Stream it on Screambox.
It’s a normal day at a Japanese high school — until several students gather to watch a strange video, and one of the girls suddenly throws herself over the balcony, splattering on the cement. An unrattled teacher (Shido Nakamura) explains to the shaken students that they are under hypnosis and that certain signals, like crying and leaving the school grounds, will trigger their suicides. It’s up to them to figure out the other signals, and the only way to undo the trance, the teacher says, is “when everyone but you is dead.”
Thus begins Lisa Takeba’s delightfully depraved splatterfest based on the manga series of the same name. There’s no mistaking the influence of the 2000 film “Battle Royale” here, but unlike Kinji Fukasaku’s superior movie, this one loses steam in its conclusion as it leans too much on teenage love confessions and not enough on the wanton mayhem that makes its first half so playfully warped. Still, it’s sick fun in just 90 minutes.

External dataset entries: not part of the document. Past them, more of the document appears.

@@ -556,12 +565,12 @@
     auto issue_dma = [&](int kc) __attribute__((always_inline)) {
         if constexpr ((ABL & 8) != 0) return;
         if (dma_lane) {
-            int wvo = wv;
+            int wvo = wv_wg;
             asm volatile("" : "+s"(wvo));
 #pragma unroll
-            for (int n = 0; n < DB_NDMA_WAVE; ++n) {
-                const int i = wvo + 4 * n;
-                if (n < DB_NDMA_WAVE - 1 || i < DB_NDMA) {
+            for (int n = 0; n < NDMA_WAVE; ++n) {
+                const int i = wvo + NWV * n;
+                if (n < NDMA_WAVE - 1 || i < DB_NDMA) {
                     const int hz = i / 5, hp = i - 5 * hz;
                     int gz = z0 + hz - 1;
                     gz = gz < 0 ? 0 : (gz > p.D - 1 ? p.D - 1 : gz);
@@ -619,10 +628,10 @@
         __builtin_amdgcn_s_waitcnt(0x0F70);
         __syncthreads();
 #pragma unroll
-        for (int it = 0; it < 2; ++it) {
+        for (int it = 0; it < NIT; ++it) {
             if (msk[it] < 0) continue;
             if constexpr ((ABL & 4) != 0) continue;
-            const int r = (tid >> 2) + 64 * it;
+            const int r = (tid_wg >> 2) + 64 * it;
             const float4* rp = reinterpret_cast<const float4*>(
                 __builtin_assume_aligned(lds + RAW_OFF + r * DB_RAWROW + q4 * 16, 16));
             float4 v[6];
@@ -732,7 +741,8 @@
         if (sm == 12345.678f) p.out[tid] = sm;
         return;
     }
-    float* m = reinterpret_cast<float*>(lds);
+    unsigned char* const lds_epi = PAIR ? lds + half * DB_EPI : lds;
+    float* m = reinterpret_cast<float*>(lds_epi);
     const int col = tid & 31, rg = tid >> 5;
     const bool interior = z0 + DB_TD <= p.D && y0 + DB_TH <= p.H && x0 + 4 <= p.W;
     int un[4];
@@ -845,7 +855,7 @@
             }
         }
         if (p.rsum != nullptr) {
-            double* ls = reinterpret_cast<double*>(lds + (UNI ? (size_t)0 : (size_t)NPOS * 64 * MLD * sizeof(float)));
+            double* ls = reinterpret_cast<double*>(lds_epi + (UNI ? (size_t)0 : (size_t)NPOS * 64 * MLD * sizeof(float)));
             double* lq = ls + NRG * 32;
             float* lmn = reinterpret_cast<float*>(lq + NRG * 32);
             float* lmx = lmn + NRG * 32;
@@ -875,6 +885,8 @@
 __global__ void __launch_bounds__(NTHR, 2) conv_wino4d_rest(const W4Params p) { conv_wino4d_body<NPASS, 2>(p); }
 template <int NPASS>
 __global__ void __launch_bounds__(NTHR, 2) conv_wino4d_uniform(const W4Params p) { conv_wino4d_body<NPASS, 3>(p); }
+template <int NPASS>
+__global__ void __launch_bounds__(2 * NTHR, 1) conv_wino4d_pair(const W4Params p) { conv_wino4d_body<NPASS, 0, 0, true>(p); }
 #ifdef BFM_W4_ABLATE
 template <int ABL>
 __global__ void __launch_bounds__(NTHR, 2) conv_wino4d_abl(const W4Params p) { conv_wino4d_body<3, 0, ABL>(p); }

Rent or buy on most major platforms.
Brad Anderson’s dark family drama starts off with a young mom, Jess (Monaghan, again), moving with her teenage daughter, Tyler (Skylar Morgan Jones), and younger son, Owen (Finlay Wojtak-Hissong), into an isolated farmhouse. Jessica is a recovering addict and hospital nurse who cares for Owen after he is bitten by the family dog, who returned after days in the woods with an evil tint to his eyes.
The dog didn’t give Owen rabies, but something deadlier: a thirst for blood. In one of the film’s creepiest scenes, Owen extubates himself at the hospital and starts sucking on his blood bag like it’s a Capri Sun. Of course, as any parent knows, a growing vampire can’t live on animal blood alone.
Satisfying when it’s not silly, the film has the heart of “Blood Moon” but lacks the artfulness of “My Heart Can’t Beat Unless You Tell It To,” its vampiric spirit guide. The biggest reasons to watch are the terrific performances from Monaghan, who consistently delivers believable horror movie momness, and from Wojtak-Hissong, who does gruesome things greatly.
‘Dawn Breaks Behind the Eyes’
Stream it on Shudder.
Kevin Kopacka’s German-language dreamscape is more fun to look at than it is to ponder.
The film begins as a young couple, the buttoned-up Dieter (Frederik von Lüttichau) and his free-spirit wife, Margot (Luisa Taraz), move into a decrepit old castle, where their S&M-ish sexual encounters come across as adversarial, not playful. But then comes a major twist, and into the melodramatic, gruesome picture enters a pompous movie director, Gregor (Jeff Wilbusch), his self-effacing scriptwriter wife, Eva (Anna Platen), and a crew of hippies. As the story jumps between eras, what was a location movie set becomes a den of horrors where psychedelic flights of carnage end in a big oily orgy and a house on fire.
I had a hard time deciphering what the elliptical script, written by Kopacka and Lili Villányi, was getting at other than a vague reckoning with regret and forgiveness. But I enjoyed being visually dazzled by the film’s throupling of Eurosleaze gore, sexual psychodramatics (the castration scene is a doozy) and pastiche design. Fans of Mario Bava’s Gothic melodramas will be in heaven.